Records excerpted from a collection:
★ ★ ★ ★ ★ ★ ★

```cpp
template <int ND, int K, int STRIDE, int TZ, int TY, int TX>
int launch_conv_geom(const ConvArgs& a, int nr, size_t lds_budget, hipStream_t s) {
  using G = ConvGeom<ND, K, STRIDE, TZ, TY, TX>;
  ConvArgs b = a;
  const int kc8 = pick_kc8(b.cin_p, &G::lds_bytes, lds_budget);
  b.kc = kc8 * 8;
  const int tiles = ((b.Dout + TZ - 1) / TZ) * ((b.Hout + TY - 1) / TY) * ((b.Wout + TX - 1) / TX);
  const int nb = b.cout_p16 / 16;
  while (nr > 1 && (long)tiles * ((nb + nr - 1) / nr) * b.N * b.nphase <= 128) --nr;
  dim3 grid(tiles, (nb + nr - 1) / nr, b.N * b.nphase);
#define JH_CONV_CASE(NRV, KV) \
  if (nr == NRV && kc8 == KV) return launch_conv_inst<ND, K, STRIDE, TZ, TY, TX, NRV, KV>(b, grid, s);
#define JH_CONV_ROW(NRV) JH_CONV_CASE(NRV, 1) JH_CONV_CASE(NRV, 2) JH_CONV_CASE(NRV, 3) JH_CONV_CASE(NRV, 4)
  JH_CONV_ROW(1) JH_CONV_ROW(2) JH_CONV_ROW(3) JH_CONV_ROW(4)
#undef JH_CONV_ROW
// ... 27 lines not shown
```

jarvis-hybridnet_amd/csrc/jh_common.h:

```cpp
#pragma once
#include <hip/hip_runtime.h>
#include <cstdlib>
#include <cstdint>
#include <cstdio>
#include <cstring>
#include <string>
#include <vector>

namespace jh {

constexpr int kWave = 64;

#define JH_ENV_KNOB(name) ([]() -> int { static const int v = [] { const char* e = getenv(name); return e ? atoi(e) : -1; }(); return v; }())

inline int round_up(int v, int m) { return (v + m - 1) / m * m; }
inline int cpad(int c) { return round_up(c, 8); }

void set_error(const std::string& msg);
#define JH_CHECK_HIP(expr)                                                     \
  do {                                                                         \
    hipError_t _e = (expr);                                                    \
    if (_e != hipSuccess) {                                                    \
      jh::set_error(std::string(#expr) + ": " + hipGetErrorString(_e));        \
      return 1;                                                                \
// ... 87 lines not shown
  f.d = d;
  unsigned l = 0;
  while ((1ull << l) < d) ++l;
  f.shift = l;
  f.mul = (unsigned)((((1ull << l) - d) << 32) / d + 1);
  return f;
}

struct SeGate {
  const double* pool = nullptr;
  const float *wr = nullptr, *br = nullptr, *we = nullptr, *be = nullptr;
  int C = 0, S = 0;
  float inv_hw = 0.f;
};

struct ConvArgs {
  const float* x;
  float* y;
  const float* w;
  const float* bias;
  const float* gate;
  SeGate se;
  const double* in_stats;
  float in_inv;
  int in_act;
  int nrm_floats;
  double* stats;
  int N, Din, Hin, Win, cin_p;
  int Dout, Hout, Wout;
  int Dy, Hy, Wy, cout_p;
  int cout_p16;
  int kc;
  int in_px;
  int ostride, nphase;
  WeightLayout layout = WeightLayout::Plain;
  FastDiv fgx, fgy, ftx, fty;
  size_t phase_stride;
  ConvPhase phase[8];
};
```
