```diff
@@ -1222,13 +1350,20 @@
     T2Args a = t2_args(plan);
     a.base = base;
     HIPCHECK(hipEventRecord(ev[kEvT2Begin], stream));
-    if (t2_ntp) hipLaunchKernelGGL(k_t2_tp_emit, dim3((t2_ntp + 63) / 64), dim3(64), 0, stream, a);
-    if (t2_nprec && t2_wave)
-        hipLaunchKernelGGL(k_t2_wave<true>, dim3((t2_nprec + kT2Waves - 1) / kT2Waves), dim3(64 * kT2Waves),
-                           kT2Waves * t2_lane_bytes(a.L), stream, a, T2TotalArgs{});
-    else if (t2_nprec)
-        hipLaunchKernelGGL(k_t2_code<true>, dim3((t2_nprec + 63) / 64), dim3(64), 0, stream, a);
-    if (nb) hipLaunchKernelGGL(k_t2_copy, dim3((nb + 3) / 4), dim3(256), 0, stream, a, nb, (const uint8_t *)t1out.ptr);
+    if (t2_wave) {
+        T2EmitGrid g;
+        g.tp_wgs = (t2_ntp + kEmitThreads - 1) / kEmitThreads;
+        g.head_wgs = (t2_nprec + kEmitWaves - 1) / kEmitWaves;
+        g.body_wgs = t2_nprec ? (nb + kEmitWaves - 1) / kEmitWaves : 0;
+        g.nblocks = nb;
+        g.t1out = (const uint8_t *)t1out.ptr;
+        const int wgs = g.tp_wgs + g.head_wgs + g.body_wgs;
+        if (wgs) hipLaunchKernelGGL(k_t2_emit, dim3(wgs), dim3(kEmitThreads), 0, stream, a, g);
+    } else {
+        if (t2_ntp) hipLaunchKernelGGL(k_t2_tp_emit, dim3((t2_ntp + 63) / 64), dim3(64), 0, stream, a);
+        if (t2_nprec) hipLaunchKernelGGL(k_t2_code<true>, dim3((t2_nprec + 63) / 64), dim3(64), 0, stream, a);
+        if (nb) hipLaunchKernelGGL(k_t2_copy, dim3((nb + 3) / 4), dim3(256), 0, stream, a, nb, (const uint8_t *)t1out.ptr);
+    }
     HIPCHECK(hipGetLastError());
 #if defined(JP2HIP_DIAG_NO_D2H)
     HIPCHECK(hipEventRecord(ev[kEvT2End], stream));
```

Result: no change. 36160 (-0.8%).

★ ★ ★ ★ ★ ★ ★

Required work:
In the records above, find each line that mentions the word "hipLaunchKernelGGL", and copy it.

Finished task:
-    if (t2_ntp) hipLaunchKernelGGL(k_t2_tp_emit, dim3((t2_ntp + 63) / 64), dim3(64), 0, stream, a);
-        hipLaunchKernelGGL(k_t2_wave<true>, dim3((t2_nprec + kT2Waves - 1) / kT2Waves), dim3(64 * kT2Waves),
-        hipLaunchKernelGGL(k_t2_code<true>, dim3((t2_nprec + 63) / 64), dim3(64), 0, stream, a);
-    if (nb) hipLaunchKernelGGL(k_t2_copy, dim3((nb + 3) / 4), dim3(256), 0, stream, a, nb, (const uint8_t *)t1out.ptr);
+        if (wgs) hipLaunchKernelGGL(k_t2_emit, dim3(wgs), dim3(kEmitThreads), 0, stream, a, g);
+        if (t2_ntp) hipLaunchKernelGGL(k_t2_tp_emit, dim3((t2_ntp + 63) / 64), dim3(64), 0, stream, a);
+        if (t2_nprec) hipLaunchKernelGGL(k_t2_code<true>, dim3((t2_nprec + 63) / 64), dim3(64), 0, stream, a);
+        if (nb) hipLaunchKernelGGL(k_t2_copy, dim3((nb + 3) / 4), dim3(256), 0, stream, a, nb, (const uint8_t *)t1out.ptr);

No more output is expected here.